May 25, 2006 - Santa Cruz, CA, USA

Santa Cruz, CA: Santa Cruz officials this week confirmed that a municipal initiative that seeks to make marijuana law enforcement the city's "lowest priority" has been certified to appear on the November 2006 ballot. 

The measure, sponsored by Santa Cruz Citizens for Responsible Marijuana Policy, directs Santa Cruz police to make activities related to the investigation, citation, and/or arrest of adult cannabis users their lowest priority. It would also appoint a Community Oversight Committee to monitor police activity as it pertains to marijuana law enforcement. Seattle voters passed a similar proposal in 2003, which has led to a 75 percent reduction in citywide marijuana arrests.

According to the results of a November 2005 city poll, 85 percent of Santa Cruz voters oppose criminalizing adults who use cannabis.

If passed, the Santa Cruz initiative would also demand city officials express public support for regulating cannabis as a legally taxed commodity. Oakland voters approved a similar proposal in 2004.

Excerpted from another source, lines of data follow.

template <int SEGW, int JT, bool QUAD = false, bool SEL = false>
__global__ __launch_bounds__(PD_BLOCK) void k_rollout_bwd(PdDevModel m, RolloutArgs a) {
  static_assert(JT == PD_JT_REVOLUTE, "the wave-specialised adjoint of revolute-only plain models: every jointed body is a revolute joint on a parent body");
  extern __shared__ __attribute__((aligned(16))) unsigned char smem[];
  constexpr int EPW = Seg<SEGW>::EPW;
  const int bw = (int)blockDim.x / (QUAD ? 192 : 128);
  const int role = (int)(threadIdx.x >> 6) / bw;
  const bool contact_wave = role != 0;
  [[maybe_unused]] const int knock_role = role;
  const int lane = threadIdx.x & 63, wave = (int)(threadIdx.x >> 6) % bw;
  const int seg = lane / SEGW, l = lane % SEGW;
  const int env = (blockIdx.x * bw + wave) * EPW + seg;
  const bool env_ok = env < a.bs;
  const int ec = env_ok ? env : 0;
  const bool is_body = env_ok && l < m.nb;
  const int b = l < m.nb ? l : m.nb - 1;
  const int nb = m.nb, N = a.bs * nb;

  SweepTables tabs;
  const int env_stride = m.env_lds_floats + 2 * m.env_lds_jc + (QUAD ? m.env_lds_rec2 : 0);
  float *scratch = lds_setup<false>(m, smem, tabs, wave * EPW + seg, env_stride);
  float4 *cull = (float4 *)scratch;
  float *rec = scratch + 4 * nb, *adjf = rec + nb * PD_REC, *cslot = adjf + nb * PD_W6, *cacc = cslot + (nb + 1) * PD_ADJ;
  int *list = (int *)(cacc + nb * PD_ADJ), *hits = list + m.list_cap;
  float *slot = (float *)(hits + PD_HIT_CAP_TILES * SEGW);
  float *jc = scratch + m.env_lds_floats;
  int *sig = (int *)(scratch - (size_t)seg * env_stride + m.env_lds_floats - 4);
  if (lane == 0 && !contact_wave) { sig[0] = 0; sig[1] = 0; sig[2] = 0; sig[3] = 0; }
  __syncthreads();
  PD_KNOCK_EXIT(false, knock_role);
  if constexpr (QUAD) {
    if (!env_ok) return;
  }

  BodyConst c = load_body_const(m, b, ec);
#pragma unroll
  for (int u = 0; u < 4; ++u) c.small_e[u] = m.small_tiles[u * 64 + (l < 64 ? l : 0)];
  if (l == 0) {
#pragma unroll
    for (int k = 0; k < PD_ADJ; ++k) cslot[nb * PD_ADJ + k] = 0.f;
  }
  int cz[4];
#pragma unroll
  for (int k = 0; k < 4; ++k) cz[k] = is_body && c.child[k] >= 0 ? c.child[k] : nb;
  const float *rec_s = rec;
  const float4 *cull_s = cull;
  auto contact_hit = [&](const float *r, float4 P, float4 mat, float *out) {
    const int pb = (int)(r - rec_s) / PD_REC;
    BodyAdj o = adj_zero();
    if constexpr (QUAD) {
      ContactPre C = contact_point_adj_pre(r, cull_s[pb], P, mat);
      contact_pre_barrier(C);
      contact_point_adj_rest(C, P, mat, ld3(adjf + pb * PD_W6), ld3(adjf + pb * PD_W6 + 3), o);
    } else {
      contact_point_adj(r, cull_s[pb], P, mat, ld3(adjf + pb * PD_W6), ld3(adjf + pb * PD_W6 + 3), o);
    }
    adj_store(out, o);
  };
  if (contact_wave) {
    STAMP_DECL;
    const bool rev = is_body && c.type == PD_JOINT_REVOLUTE;
    const size_t qd_off = (size_t)ec * m.nqd + c.qdstart;
    const float ke1 = rev ? a.target_ke[qd_off] : 0.f, kd1 = rev ? a.target_kd[qd_off] : 0.f;
    const int lq = l < PD_HITLOG - 1 ? l : PD_HITLOG - 2;
    const unsigned boff_c = (unsigned)((size_t)ec * nb + b) * 4u, boff_p = (unsigned)((size_t)ec * nb + (c.parent >= 0 ? c.parent : b)) * 4u;
    const unsigned boff_qd = (unsigned)qd_off * 4u, boff_lg = (unsigned)ec * (PD_HITLOG * 4u);
    auto load_log = [&](int step, int &cnt, int &e) {
// ... 395 lines not shown
            if (cid != 0xff) adj_add_from(gs, cslot + cid * PD_ADJ);
          }
          BodyAdj pr_ = fk_joint_adj<JT, 1>(c, a.q_init + (size_t)ec * m.nq + c.qstart, a.qd_init + (size_t)ec * m.nqd + c.qdstart, rec0,
                                          gs, a.g_q_init + (size_t)ec * m.nq + c.qstart, a.g_qd_init + (size_t)ec * m.nqd + c.qdstart);
          adj_store(cslot + b * PD_ADJ, pr_);
        }
        WAVE_SYNC();
      }
    }
    if (qbody) {
      if (qc == 0) a.g_inv_mass[qidx] = NZ(g_inv_m);
      if (k.isv) {
        float *gi = a.g_inertia + qidx * 9 + qc * 3, *gj = a.g_inv_inertia + qidx * 9 + qc * 3;
        gi[0] = NZ(g_I.a); gi[1] = NZ(g_I.b); gi[2] = NZ(g_I.c);
        gj[0] = NZ(g_invI.a); gj[1] = NZ(g_invI.b); gj[2] = NZ(g_invI.c);
      }
      const size_t og = (size_t)ec * m.nqd + B.qdstart;
      if (B.type == PD_JOINT_REVOLUTE && qc == 0) { a.g_ke[og] = NZ(g_ke); a.g_kd[og] = NZ(g_kd); }
      if (B.type == PD_JOINT_FREE) {
        a.g_ke[og + qc] = 0.f; a.g_kd[og + qc] = 0.f;
        if (qc < 2) { a.g_ke[og + 4 + qc] = 0.f; a.g_kd[og + 4 + qc] = 0.f; }
      }
    }
    return;
  }
  constexpr int ND = 1;
  const size_t idx = (size_t)ec * nb + b;
  const int ndof = c.type == PD_JOINT_REVOLUTE ? 1 : (c.type == PD_JOINT_COMPOUND ? 3 : 0);

  float inv_m = a.inv_mass[idx], I[9], invI[9], ke[ND], kd[ND];
#pragma unroll
  for (int k = 0; k < 9; ++k) { I[k] = a.inertia[idx * 9 + k]; invI[k] = a.inv_inertia[idx * 9 + k]; }
#pragma unroll
  for (int k = 0; k < ND; ++k) {
    bool on = k < ndof;
    ke[k] = on ? a.target_ke[(size_t)ec * m.nqd + c.qdstart + k] : 0.f;
    kd[k] = on ? a.target_kd[(size_t)ec * m.nqd + c.qdstart + k] : 0.f;
  }
  float g_inv_m = 0.f, g_I[9], g_invI[9], g_ke[ND], g_kd[ND];
#pragma unroll
  for (int k = 0; k < 9; ++k) { g_I[k] = 0.f; g_invI[k] = 0.f; }
#pragma unroll
  for (int k = 0; k < ND; ++k) { g_ke[k] = 0.f; g_kd[k] = 0.f; }
  if (is_body) {
#pragma unroll
    for (int k = 0; k < PD_ADJ; ++k) cacc[b * PD_ADJ + k] = 0.f;
  }

  BodyAdj gn = adj_zero();
  BodyState s;
  s.p = V3(0, 0, 0); s.r = Q4(0, 0, 0, 1); s.w = V3(0, 0, 0); s.v = V3(0, 0, 0);

  const unsigned boff = (unsigned)idx * 4u, boff_qd = (unsigned)((size_t)ec * m.nqd + c.qdstart) * 4u;
  const bool zero_by_lanes = m.jtype[0] == PD_JOINT_FREE && nb >= 7;
  const unsigned boff_zero = (unsigned)((size_t)ec * m.nqd + m.qdstart[0] + (b >= 1 && b <= 6 ? b - 1 : 0)) * 4u;
  float4 n_s[PD_TRAJ_G];
  float n_tgt[ND];
  int n_fr = -1;
  auto load_step = [&](int step) {
    const int sc = __builtin_amdgcn_readfirstlane(step >= 0 ? step : 0);
    n_fr = a.frame_of_step[sc + 1];
    const float *tj = a.ws + (size_t)sc * (PD_TRAJ_G * 4) * N;
#pragma unroll
    for (int g = 0; g < PD_TRAJ_G; ++g) n_s[g] = ldg4(tj + (size_t)(4 * g) * N, boff * 4u);
    const size_t o = (size_t)sc * a.bs * m.nqd;
#pragma unroll
    for (int k = 0; k < ND; ++k) {
      bool on = k < ndof;
      n_tgt[k] = on ? ldg(a.refs + o + k, boff_qd) : 0.f;
    }
  };
  if (a.nsteps > 0) load_step(a.nsteps - 1);
  STAMP_DECL;
  for (int step = a.nsteps - 1; step >= 0; --step) {
    PD_WAIT_VMEM();
    {
      const int fr = n_fr;
      if (fr >= 0) {
        add_frame_seeds(a, fr, N, idx, gn);
      }
    }
    s.r = Q4(n_s[0].x, n_s[0].y, n_s[0].z, n_s[0].w); s.w = V3(n_s[1].x, n_s[1].y, n_s[1].z);
    s.p = V3(n_s[2].x, n_s[2].y, n_s[2].z); s.v = V3(n_s[1].w, n_s[2].w, n_s[3].x);
    v3 t0 = V3(n_s[3].y, n_s[3].z, n_s[3].w), f0 = V3(n_s[4].x, n_s[4].y, n_s[4].z);
    const unsigned clamp_mask = __float_as_uint(n_s[4].w);
    float tgt[ND];
#pragma unroll
    for (int k = 0; k < ND; ++k) tgt[k] = n_tgt[k];
    const size_t oc = (size_t)step * a.bs * m.nqd;
    load_step(step - 1);
    float Rm[9];
    rotm(s.r, Rm);
    const v3 rc = mat_vec(Rm, c.com);
    if (is_body) stage_record(rec, cull, b, s, rc, Rm);
    STAMP(0);
    BodyAdj ga = adj_zero();
    v3 adj_t0 = V3(0, 0, 0), adj_f0 = adj_t0;
    float aR[9];
#pragma unroll
    for (int k = 0; k < 9; ++k) aR[k] = 0.f;
    integrate_adj(m, c, s, Rm, clamp_mask, t0, f0, inv_m, I, invI, a.dt, gn, ga, aR, adj_t0, adj_f0, g_inv_m, g_I, g_invI);
    if (is_body) {
      float *f = adjf + b * PD_W6;
      f[0] = adj_t0.x; f[1] = adj_t0.y; f[2] = adj_t0.z; f[3] = adj_f0.x; f[4] = adj_f0.y; f[5] = adj_f0.z;
    }
    STAMP(1);
    pair_signal(sig, a.nsteps - step);
    if (grad_wanted<SEL>(a.g_res_f) && is_body) {
      float *o = a.g_res_f + (size_t)step * N * 6;
      stg2(o, boff * 6u, make_float2(NZ(adj_t0.x), NZ(adj_t0.y))); stg2(o + 2, boff * 6u, make_float2(NZ(adj_t0.z), NZ(adj_f0.x)));
      stg2(o + 4, boff * 6u, make_float2(NZ(adj_f0.y), NZ(adj_f0.z)));
    }
    pair_wait(sig + 1, a.nsteps - step);
    BodyAdj par = adj_zero();
    float a_tgt[ND], a_act[ND], a_ke[ND], a_kd[ND];
#pragma unroll
    for (int k = 0; k < ND; ++k) { a_tgt[k] = 0.f; a_act[k] = 0.f; a_ke[k] = 0.f; a_kd[k] = 0.f; }
    if (is_body && c.type != PD_JOINT_FREE) {
      const v3 gp_t = ld3(adjf + c.parent * PD_W6), gp_f = ld3(adjf + c.parent * PD_W6 + 3);
      const RevCache R = rev_cache_load(jc + (step & 1) * m.env_lds_jc + b * PD_JC);
      rev_adjoint<true>(m, c, s, rc, rec, R, tgt[0], ke[0], kd[0], adj_t0, adj_f0, gp_t, gp_f, ga, par, aR, a_tgt[0], a_act[0], a_ke[0], a_kd[0]);
    }
    rotm_adj(s.r, aR, ga.r);
    if (is_body) {
      adj_store(cslot + b * PD_ADJ, par);
#pragma unroll
      for (int k = 0; k < ND; ++k) {
        if (k < ndof) {
          if (grad_wanted<SEL>(a.g_refs)) stg(a.g_refs + oc + k, boff_qd, NZ(a_tgt[k]));
          if (grad_wanted<SEL>(a.g_torques)) stg(a.g_torques + oc + k, boff_qd, NZ(a_act[k]));
        }
        g_ke[k] += a_ke[k]; g_kd[k] += a_kd[k];
      }
      if (zero_by_lanes) {
        if (b >= 1 && b <= 6) {
          if (grad_wanted<SEL>(a.g_refs)) stg(a.g_refs + oc, boff_zero, 0.f);
          if (grad_wanted<SEL>(a.g_torques)) stg(a.g_torques + oc, boff_zero, 0.f);
        }
      } else if (c.type == PD_JOINT_FREE) {
#pragma unroll
        for (int k = 0; k < 6; ++k) {
          if (grad_wanted<SEL>(a.g_refs)) stg(a.g_refs + oc + k, boff_qd, 0.f);
          if (grad_wanted<SEL>(a.g_torques)) stg(a.g_torques + oc + k, boff_qd, 0.f);
        }
      }
    }
    STAMP(2);
    WAVE_SYNC();
    {
      const float *const src[4] = {cslot + cz[0] * PD_ADJ, cslot + cz[1] * PD_ADJ, cslot + cz[2] * PD_ADJ, cslot + cz[3] * PD_ADJ};
      adj_add_from_n(ga, src);
    }
    for (int k = 4; k < m.max_children; ++k) {
      int cid = (int)((c.children >> (8 * k)) & 0xffull);
      if (is_body && cid != 0xff) adj_add_from(ga, cslot + cid * PD_ADJ);
    }
    STAMP(3);
    pair_wait(sig + 2, a.nsteps - step);
    if (is_body) {
      float *d = cacc + b * PD_ADJ;
      const float *const src[1] = {d};
      adj_add_from_n(ga, src);
#pragma unroll
      for (int k = 0; k < PD_ADJ; ++k) d[k] = 0.f;
    }
    gn = ga;
    STAMP(4);
  }
  STAMP_FLUSH(a);
  {
    int fr = a.frame_of_step[0];
    if (fr >= 0) {
      add_frame_seeds(a, fr, N, idx, gn);
    }
  }
  if (a.g_state0 && is_body) adj_store(a.g_state0 + idx * PD_ADJ, gn);
  const int fk_levels = a.g_state0 ? -1 : m.max_depth;
  if (a.nsteps == 0) {
    for (int d = 0; d <= fk_levels; ++d) {
      if (is_body && c.depth == d) {
        s = fk_joint<JT>(c, a.q_init + (size_t)ec * m.nq + c.qstart, a.qd_init + (size_t)ec * m.nqd + c.qdstart, rec);
        stage_record(rec, b, s, c.com);
      }
      WAVE_SYNC();
    }
  }
  for (int d = fk_levels; d >= 0; --d) {
    if (is_body && c.depth == d) {
      for (int k = 0; k < m.max_children; ++k) {
        int cid = (int)((c.children >> (8 * k)) & 0xffull);
        if (cid != 0xff) adj_add_from(gn, cslot + cid * PD_ADJ);
      }
      BodyAdj par = fk_joint_adj<JT, 1>(c, a.q_init + (size_t)ec * m.nq + c.qstart, a.qd_init + (size_t)ec * m.nqd + c.qdstart, rec,
                                     gn, a.g_q_init + (size_t)ec * m.nq + c.qstart, a.g_qd_init + (size_t)ec * m.nqd + c.qdstart);
      adj_store(cslot + b * PD_ADJ, par);
    }
    WAVE_SYNC();
  }
  if (is_body) {
    a.g_inv_mass[idx] = NZ(g_inv_m);
#pragma unroll
    for (int k = 0; k < 9; ++k) { a.g_inertia[idx * 9 + k] = NZ(g_I[k]); a.g_inv_inertia[idx * 9 + k] = NZ(g_invI[k]); }
    const size_t og = (size_t)ec * m.nqd + c.qdstart;
#pragma unroll
    for (int k = 0; k < ND; ++k)
      if (k < ndof) { a.g_ke[og + k] = NZ(g_ke[k]); a.g_kd[og + k] = NZ(g_kd[k]); }
    if (c.type == PD_JOINT_FREE) {
#pragma unroll
      for (int k = 0; k < 6; ++k) { a.g_ke[og + k] = 0.f; a.g_kd[og + k] = 0.f; }
    }
  }
}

Proponents are gathering signatures in support of similar city initiatives in Santa Barbara, Santa Monica, and West Hollywood in hopes of gaining support for a potential statewide measure in 2008.


----------



## CHRONIC_COVERED_HASH (May 28, 2006)

Yea I heard that Portland OR. is trying to do that also.


----------



## purple_chronic (Jun 6, 2006)

Ldy i always like your News!!!! when im high i like to read...

 Thanxx!!


----------